__global__ void __launch_bounds__(256) k_rob_frame_row4(const float* __restrict__ cm, int lh, int lw,
                                                         const float* __restrict__ rmean,
                                                         const float* __restrict__ ssq,
                                                         const uint32_t* __restrict__ cidx,
                                                         const float2* __restrict__ flow, int nx, int ts,
                                                         const float* __restrict__ S,
                                                         const double* __restrict__ difc, double t,
                                                         float* __restrict__ R, int H, int W) {
    __shared__ float s_g[2][2][3][RF_WN][RF_WN + 2];
    const int lx4 = threadIdx.x & 7, ly_ = threadIdx.x >> 3;
    const int grp = lx4 >> 2, v = ly_ >> 4;
    const int bid = xcd_remap(blockIdx.y * gridDim.x + blockIdx.x, gridDim.x * gridDim.y);
    const int bxi = bid % gridDim.x, byi = bid / gridDim.x;
    const int sx0 = bxi * RF_BX + grp * RF_T, sy0 = byi * RF_BY + v * RF_T;
    const int x0 = bxi * RF_BX + 4 * lx4, y = byi * RF_BY + ly_;
    const int tix = min(sx0, W - 1) / ts, tiy = min(sy0, H - 1) / ts;
    const float2 f = flow[(size_t)tiy * nx + tix];
    const float Sv = S[(size_t)tiy * nx + tix];
    const RobAxis ay = rob_axis(f.y), ax = rob_axis(f.x);
    int wy0, wx0;
    {
        float r_;
        rob_centre(ay, sy0, lh, wy0, r_);
        rob_centre(ax, sx0, lw, wx0, r_);
        wy0 = clampi(wy0, -4, lh + 4) - 1;
        wx0 = clampi(wx0, -4, lw + 4) - 1;
    }
    const size_t gplane = (size_t)lh * lw;
    const int tg = (ly_ & (RF_T - 1)) * 4 + (lx4 & 3);
    constexpr int WSZ = 3 * RF_WN * RF_WN, NST = (WSZ + 63) / 64;
    float st[NST];
#pragma unroll
    for (int u = 0; u < NST; ++u) {
        const int p = tg + 64 * u;
        if (p < WSZ) {
            const int c = p / (RF_WN * RF_WN), q = p - c * (RF_WN * RF_WN);
            const int i = q / RF_WN, j = q - i * RF_WN;
            const int gy = clampi(wy0 + i, 0, lh - 1), gx = clampi(wx0 + j, 0, lw - 1);
            st[u] = cm[c * gplane + (size_t)gy * lw + gx];
        }
    }
    const size_t plane = (size_t)H * W;
    const bool live = x0 < W && y < H;
    const size_t o = live ? (size_t)y * W + x0 : 0;
    float4 rb4[3];
#pragma unroll
    for (int c = 0; c < 3; ++c) rb4[c] = *reinterpret_cast<const float4*>(rmean + c * plane + o);
    const float4 ss4 = *reinterpret_cast<const float4*>(ssq + o);
    const uint4 ci4 = *reinterpret_cast<const uint4*>(cidx + o);
#pragma unroll
    for (int u = 0; u < NST; ++u) {
        const int p = tg + 64 * u;
        if (p < WSZ) {
            const int c = p / (RF_WN * RF_WN), q = p - c * (RF_WN * RF_WN);
            const int i = q / RF_WN, j = q - i * RF_WN;
            s_g[grp][v][c][i][j] = st[u];
        }
    }
    __syncthreads();
    if (!live) return;
    const float rbk[4][3] = {{rb4[0].x, rb4[1].x, rb4[2].x}, {rb4[0].y, rb4[1].y, rb4[2].y},
                             {rb4[0].z, rb4[1].z, rb4[2].z}, {rb4[0].w, rb4[1].w, rb4[2].w}};
    const float ssk[4] = {ss4.x, ss4.y, ss4.z, ss4.w};
    const uint32_t cik[4] = {ci4.x, ci4.y, ci4.z, ci4.w};
    float d_t2[4][3], iss[4], out[4];
#pragma unroll
    for (int k = 0; k < 4; ++k) {
#pragma unroll
        for (int c = 0; c < 3; ++c) {
            const float d = (float)difc[(cik[k] >> (10 * c)) & 1023u];
            d_t2[k][c] = d * d;
        }
        iss[k] = __builtin_amdgcn_rcpf(ssk[k]);
    }
    rob_row4(s_g[grp][v], ay, ax, wy0, wx0, y, x0, lh, lw, rbk, d_t2, iss, Sv, (float)t, out);
    *reinterpret_cast<float4*>(R + o) = make_float4(out[0], out[1], out[2], out[3]);
}

constexpr int ROB_GROUP = 4;
struct RobGroup {
    const float* cm[ROB_GROUP];
    const float2* flow[ROB_GROUP];
    const float* S[ROB_GROUP];
    float* R[ROB_GROUP];
    int n;
};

::::::::::

## Problem requirements
Using the data above, show each line where "clampi" occurs.

## Result of the exercise
        wy0 = clampi(wy0, -4, lh + 4) - 1;
        wx0 = clampi(wx0, -4, lw + 4) - 1;
            const int gy = clampi(wy0 + i, 0, lh - 1), gx = clampi(wx0 + j, 0, lw - 1);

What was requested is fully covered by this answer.